3 phases of release:

phase 1, pre release, your posterior deltoid and back muscles are the foundation to your elbow and wrist extension
they will tense up first, then extend elbow, then extend your wrist, in this sequence

phase 2, release, during halfway of wrist extension, as the forks are parallel to target (imagine a boardcut as plane, viewed from side fork orientation represneted by " \ , I , and /" in relation to target

\...............................I................................/---------------> Target
(pre-release)......release.............(follow through)

during release elbow is still extending but enters follow through (phase 3) right after

phase 3, follow through, elbow and wrist are still in motion but decelerating, your goal is to allow room for both to stop gradually
if you exerted too much force in phase 1 and 2, they will lock up. the arm should swing freely in direction of extension

sorry my explanation is no good................ someone else help please~


----------



## lightgeoduck (Apr 3, 2011)

You may want to try OTT (over the top).. this way you could adjust your fork a little easier.. adjusting maybe a 45o hold rather than the 90o gangsta, another advantage with OTT is you can move your forks forward more changing the "stretch of the elbow side ligaments.

This is just a guess of course,,, After reading your thread I tried different ways of holding and shooting a slingshot paying attention to how it may feel around my elbow, but of course I have pains just not in my elbows... plus you are right you want a stiff arm, but not to the point where you are locking it (locking meaning virtually trying to bend it past the point of being straight)

disclaimer: I am not a doctor, but I play one on the interwebz









LGD


----------



## Bill Hays (Aug 9, 2010)

reppans said:


> Bill.... the elbow in question is my forward one holding the slingshot. Will switching my pouch grip do anything for that elbow? (I need to watch more of your videos for proper form, I think).
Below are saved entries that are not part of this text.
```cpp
template <int PREC>
int launch(const bevr_attn_desc& d, const void* Q, const void* K, const void* V, const void* key_ws,
           const void* table_pk, const float* mref, float* O, float* LSE, int* flags, int row0, int n_rows,
           hipStream_t st BEVR_DROP_PARAMS) {
  typedef LdsG L;
  const int n_ph = d.n_prob * d.heads;
  const int grid = ((n_ph + 7) / 8) * 8 * d.S;
  const int nblk = ((BEVR_GATHER_ROWS ? n_rows : d.S) + QB - 1) / QB;
  if (nblk * QB + 1 > ROWS || nblk > 14) return BEVR_E_SHAPE;
  const int nb = nblk <= 7 ? 1 : 2;
  const int n_cw = (nblk + nb - 1) / nb;
  const dim3 block(64 * (n_cw + 1));
#if BEVR_DROP
#define BEVR_GATHER_ROW_ARGS , row0, n_rows, drop_thr, drop_seed
#elif BEVR_GATHER_ROWS
#define BEVR_GATHER_ROW_ARGS , row0, n_rows
#else
#define BEVR_GATHER_ROW_ARGS
#endif
#define BEVR_GATHER_LAUNCH_(NB_, EX_, DMA_)                                                                          \
  hipLaunchKernelGGL((BEVR_GATHER_KERNEL<PREC, NB_, EX_, DMA_>), dim3(grid), block, L::TOTAL, st, d,                \
                     (const char*)Q, (const char*)K, (const char*)V, (const char*)key_ws, (const uint32_t*)table_pk, \
                     mref, O, LSE, flags BEVR_GATHER_ROW_ARGS)
#if BEVR_GATHER_X3
#define BEVR_GATHER_LAUNCH(NB_, EX_, DMA_)                                                                           \
  do {                                                                                                               \
    const int ea = bevr_raise_dynamic_lds<&BEVR_GATHER_KERNEL<PREC, NB_, EX_, DMA_>>(L::TOTAL);                      \
    if (ea) return ea;                                                                                               \
    BEVR_GATHER_LAUNCH_(NB_, EX_, DMA_);                                                                             \
  } while (0)
#else
#define BEVR_GATHER_LAUNCH(NB_, EX_, DMA_) BEVR_GATHER_LAUNCH_(NB_, EX_, DMA_)
#endif
  const bool dma = d.Hp >= ROWS;
  for (int ex = 0; ex < 2; ++ex) {
    if (nb == 1) {
      if (dma) { if (ex) BEVR_GATHER_LAUNCH(1, true, true); else BEVR_GATHER_LAUNCH(1, false, true); }
      else { if (ex) BEVR_GATHER_LAUNCH(1, true, false); else BEVR_GATHER_LAUNCH(1, false, false); }
    } else {
      if (dma) { if (ex) BEVR_GATHER_LAUNCH(2, true, true); else BEVR_GATHER_LAUNCH(2, false, true); }
      else { if (ex) BEVR_GATHER_LAUNCH(2, true, false); else BEVR_GATHER_LAUNCH(2, false, false); }
    }
    const int rc = (int)hipGetLastError();
    if (rc) return rc;
  }
#undef BEVR_GATHER_LAUNCH
#undef BEVR_GATHER_LAUNCH_
  return BEVR_OK;
}

template <int... PRECS>
int run(const bevr_attn_desc* d, const void* Q, const void* K, const void* V, const void* key_ws, const void* table_pk,
        const float* mref, float* O, float* LSE, int* flags, int row0, int n_rows, void* stream BEVR_DROP_PARAMS) {
  int rc = bevr_check_desc(d);
  if (rc) return rc;
  if (!Q || !K || !V || !key_ws || !table_pk || !mref || !O || !LSE || !flags) return BEVR_E_NULL;
  if (!bevr_aligned16(Q) || !bevr_aligned16(K) || !bevr_aligned16(V) || !bevr_aligned16(O) || !bevr_aligned16(key_ws))
    return BEVR_E_ALIGN;
  return bevr_for_precision<PRECS...>(d->precision, [&](auto P) {
    if (BEVR_GATHER_ROWS && (row0 < 0 || row0 % QB != 0 || n_rows < 1 || n_rows > 14 * QB || n_rows > d->S - row0))
      return (int)BEVR_E_SHAPE;
    return launch<P()>(*d, Q, K, V, key_ws, table_pk, mref, O, LSE, flags, row0, n_rows, (hipStream_t)stream BEVR_DROP_ARGS);
  });
}

}

#if BEVR_DROP
extern "C" int bevr_attn_gather_fwd_dropout(const bevr_attn_desc* d, const void* Q, const void* K, const void* V,
                                            const void* key_ws, const void* table_pk, const float* mref, float* O,
                                            float* LSE, int* flags, int row0, int n_rows, unsigned drop_thr,
                                            unsigned drop_seed, void* stream) {
  if (drop_thr >= 65536u) return BEVR_E_SHAPE;
  return run<BEVR_PREC_BF16, BEVR_PREC_F16>(d, Q, K, V, key_ws, table_pk, mref, O, LSE, flags, row0, n_rows, stream,
                                            drop_thr, drop_seed);
}
#elif BEVR_GATHER_X3
extern "C" int bevr_attn_gather_fwd_x3(const bevr_attn_desc* d, const void* Q, const void* K, const void* V,
                                       const void* key_ws, const void* table_pk2, const float* mref, float* O,
                                       float* LSE, int* flags, int row0, int n_rows, void* stream) {
  return run<BEVR_PREC_BF16X3>(d, Q, K, V, key_ws, table_pk2, mref, O, LSE, flags, row0, n_rows, stream);
}
#elif BEVR_GATHER_ROWS
extern "C" int bevr_attn_gather_fwd_rows(const bevr_attn_desc* d, const void* Q, const void* K, const void* V,
                                         const void* key_ws, const void* table_pk, const float* mref, float* O,
                                         float* LSE, int* flags, int row0, int n_rows, void* stream) {
  return run<BEVR_PREC_BF16, BEVR_PREC_F16>(d, Q, K, V, key_ws, table_pk, mref, O, LSE, flags, row0, n_rows, stream);
}
#else
extern "C" int bevr_attn_gather_fwd(const bevr_attn_desc* d, const void* Q, const void* K, const void* V,
                                    const void* key_ws, const void* table_pk, const float* mref, float* O, float* LSE,
                                    int* flags, void* stream) {
  return run<BEVR_PREC_BF16, BEVR_PREC_F16>(d, Q, K, V, key_ws, table_pk, mref, O, LSE, flags, 0, 0, stream);
}
#endif
```

bevrender_amd/csrc/attn_host.h:

```cpp
#pragma once
#include <mutex>
#include <type_traits>
#include "bevr_common.h"

template <int P0, int... PRECS, typename F>
int bevr_for_precision(int precision, F&& f) {
  if (precision == P0) return f(std::integral_constant<int, P0>());
  if constexpr (sizeof...(PRECS) > 0) return bevr_for_precision<PRECS...>(precision, f);
  return BEVR_E_PRECISION;
}

constexpr int BEVR_MAX_DEVICES = 64;
class BevrPerDevice {
  std::mutex lock_[BEVR_MAX_DEVICES];
  int value_[BEVR_MAX_DEVICES] = {};
 public:
  template <typename F> int get(F&& query) {
    int dev = 0;
    if (hipGetDevice(&dev) != hipSuccess || dev < 0 || dev >= BEVR_MAX_DEVICES) return 0;
    std::lock_guard<std::mutex> hold(lock_[dev]);
    if (value_[dev] == 0) value_[dev] = query(dev);
    return value_[dev];
  }
};

static inline int bevr_cu_count() {
  static BevrPerDevice cus;
  return cus.get([](int dev) {
    int n = 0;
    return hipDeviceGetAttribute(&n, hipDeviceAttributeMultiprocessorCount, dev) == hipSuccess && n > 0 ? n : 0;
  });
}

template <auto KERN>
int bevr_resident_workgroups(int threads, size_t lds) {
  static BevrPerDevice resident;
  return resident.get([&](int) {
    int per_cu = 0;
    if (hipOccupancyMaxActiveBlocksPerMultiprocessor(&per_cu, KERN, threads, lds) != hipSuccess) return 0;
    return bevr_cu_count() * per_cu;
  });
}

template <auto KERN>
int bevr_raise_dynamic_lds(int bytes) {
  static BevrPerDevice raised;
  hipError_t e = hipErrorInvalidDevice;
  const int done = raised.get([&](int) {
    e = hipFuncSetAttribute(reinterpret_cast<const void*>(KERN), hipFuncAttributeMaxDynamicSharedMemorySize, bytes);
    return e == hipSuccess ? 1 : 0;
  });
  return done ? 0 : (int)e;
}

constexpr int LIST_HEAD = 4;
static inline size_t bevr_list_bytes(size_t n_units) { return (LIST_HEAD + n_units) * sizeof(int); }
static inline int bevr_list_clear(int* list, hipStream_t st) { return (int)hipMemsetAsync(list, 0, LIST_HEAD * sizeof(int), st); }
template <auto KERN>
int bevr_list_workgroups(int max_workgroups, int threads, size_t lds) {
  const int resident = bevr_resident_workgroups<KERN>(threads, lds);
  return max_workgroups > 0 && max_workgroups < resident ? max_workgroups : resident;
}
```

Measured before the change: 5.908 samples/s.

## Stagger gather-forward waves by deferring the PV matmul into the next emission

In the non-row-range gather forward kernel, waves 4-7 now run a 'late' sweep variant. It saves the V operands and probabilities (or, in the non-exact path, the raw scores) of each tile and does the exp, PV MFMA and row-sum accumulation at the start of the next emission, after the barrier. This offsets the MFMA-heavy phase of half the waves against the score and exp phase of the other half, so matrix and vector units overlap better within the workgroup. The cost is extra registers to hold the pending tile, which may hurt occupancy. The mode is on by default and can be disabled with BEVR_STAGGER=0.

```diff
diff --git a/bevrender_amd/csrc/attn_gather_fwd.hip b/bevrender_amd/csrc/attn_gather_fwd.hip
--- a/bevrender_amd/csrc/attn_gather_fwd.hip
+++ b/bevrender_amd/csrc/attn_gather_fwd.hip
@@ -73,9 +73,10 @@
 #define BEVR_GATHER_WAVES_PER_SIMD 4
 #else
 #define BEVR_GATHER_KERNEL attn_gather_fwd_kernel
-#define BEVR_GATHER_ROW_PARAMS
+#define BEVR_GATHER_ROW_PARAMS , const int stagger
 #define BEVR_GATHER_WAVES_PER_SIMD 4
 #endif
+#define BEVR_GATHER_STAGGER (!BEVR_GATHER_ROWS)
 template <int PREC, int NB, bool EXACT, bool DMA>
 __global__ __launch_bounds__(512, BEVR_GATHER_WAVES_PER_SIMD) void BEVR_GATHER_KERNEL(
     bevr_attn_desc d, const char* __restrict__ Q, const char* __restrict__ K, const char* __restrict__ V,
@@ -378,9 +379,38 @@
   bool first = true;
   PROF_ACC(8);
   PROF_T_FREE(cprev);
-  auto sweep = [&](auto off1_c) {
+  auto sweep = [&](auto off1_c, auto late_c) {
   constexpr int OFF1 = decltype(off1_c)::value;
+  constexpr bool LATE = decltype(late_c)::value != 0;
   constexpr int NBX = (NB == 2 && OFF1 == 0) ? 1 : NB;
+  constexpr bool LATE_EXP = LATE && !EXACT;
+  f32x4 pend_sv[2][NB];
+  auto pv_tail = [&](const TapOp<NP>& tvlo, const TapOp<NP>& tvhi, u32x4 (&tpw)[NB][NP]) {
+    if constexpr (LATE_EXP) {
+#pragma unroll
+      for (int s2 = 0; s2 < 2; ++s2)
+#pragma unroll
+      for (int nb = 0; nb < NBX; ++nb) {
+        const f32x4 p = {fast_exp2(pend_sv[s2][nb][0]), fast_exp2(pend_sv[s2][nb][1]), fast_exp2(pend_sv[s2][nb][2]),
+                         fast_exp2(pend_sv[s2][nb][3])};
+        tpw[nb][0][2 * s2] = H16::pack2(p[0], p[1]);
+        tpw[nb][0][2 * s2 + 1] = H16::pack2(p[2], p[3]);
+        pmx[nb] = fmaxf(fmaxf(fmaxf(pmx[nb], p[0]), p[1]), fmaxf(p[2], p[3]));
+      }
+    }
+#pragma unroll
+    for (int nb = 0; nb < NBX; ++nb) {
+      const TapOp<NP> pb = tap_op(tpw[nb]);
+      o_lo[nb] = tap_mm<PREC>(tvlo, pb, o_lo[nb]);
+      o_hi[nb] = tap_mm<PREC>(tvhi, pb, o_hi[nb]);
+#pragma unroll
+      for (int pl = NP - 1; pl >= 0; --pl) lacc[nb] = mfma16<PREC>(ones, pb.p[pl], lacc[nb]);
+    }
+  };
+  static_assert(!LATE || (NT == 1 && !BEVR_DROP), "the pending tail is the emission's one tile, without a keep mask");
+  u32x4 pend_pw[NB][NP];
+  TapOp<NP> pend_vlo, pend_vhi;
+  bool pend = false;
   for (int e = 0;; ++e) {
     PROF_T_FREE(c0);
     barrier_lds();
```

No the pouch hold won't affect the forward arm... really should read all the way through better.
Personally I've never had a problem with the front arm, so what I'm going to suggest is just based on what I've seen work for other people.... and from what I've seen the very best thing you can do is use a neoprene elbow wrap to help support against the strain.
And then build yourself up over a period of time.... start with weaker bands and build up to stronger ones. Also, use a lanyard... not as a safety device but to support against the pull similar to how a wrist brace is used... like in the video below:


----------



## MAV (Mar 18, 2012)

I get tennis elbow from shooting, happens fastest with my HTS, less then an hour, I think it's the spread of my grip. I'll shoot a Wingshooter Longbow Hunter for hours before it starts to bother me. Hammer grip all day no prob. Just my experience. My last homemade is the finger thumb on forks type and I made it narrow (2" fork space), seems to help me. I would try a different slingshot.


----------



## reppans (May 13, 2012)

Thank you all for the fantastic suggestions, I'm going to work on them to see what works best for me. There's a lot to try out, and I'll need to take my time since these ligaments don't seem to act like muscles and get stronger with more use.

At least there's one good thing about not being able to shoot as much as you want - it keeps the desire and anticipation at full boil!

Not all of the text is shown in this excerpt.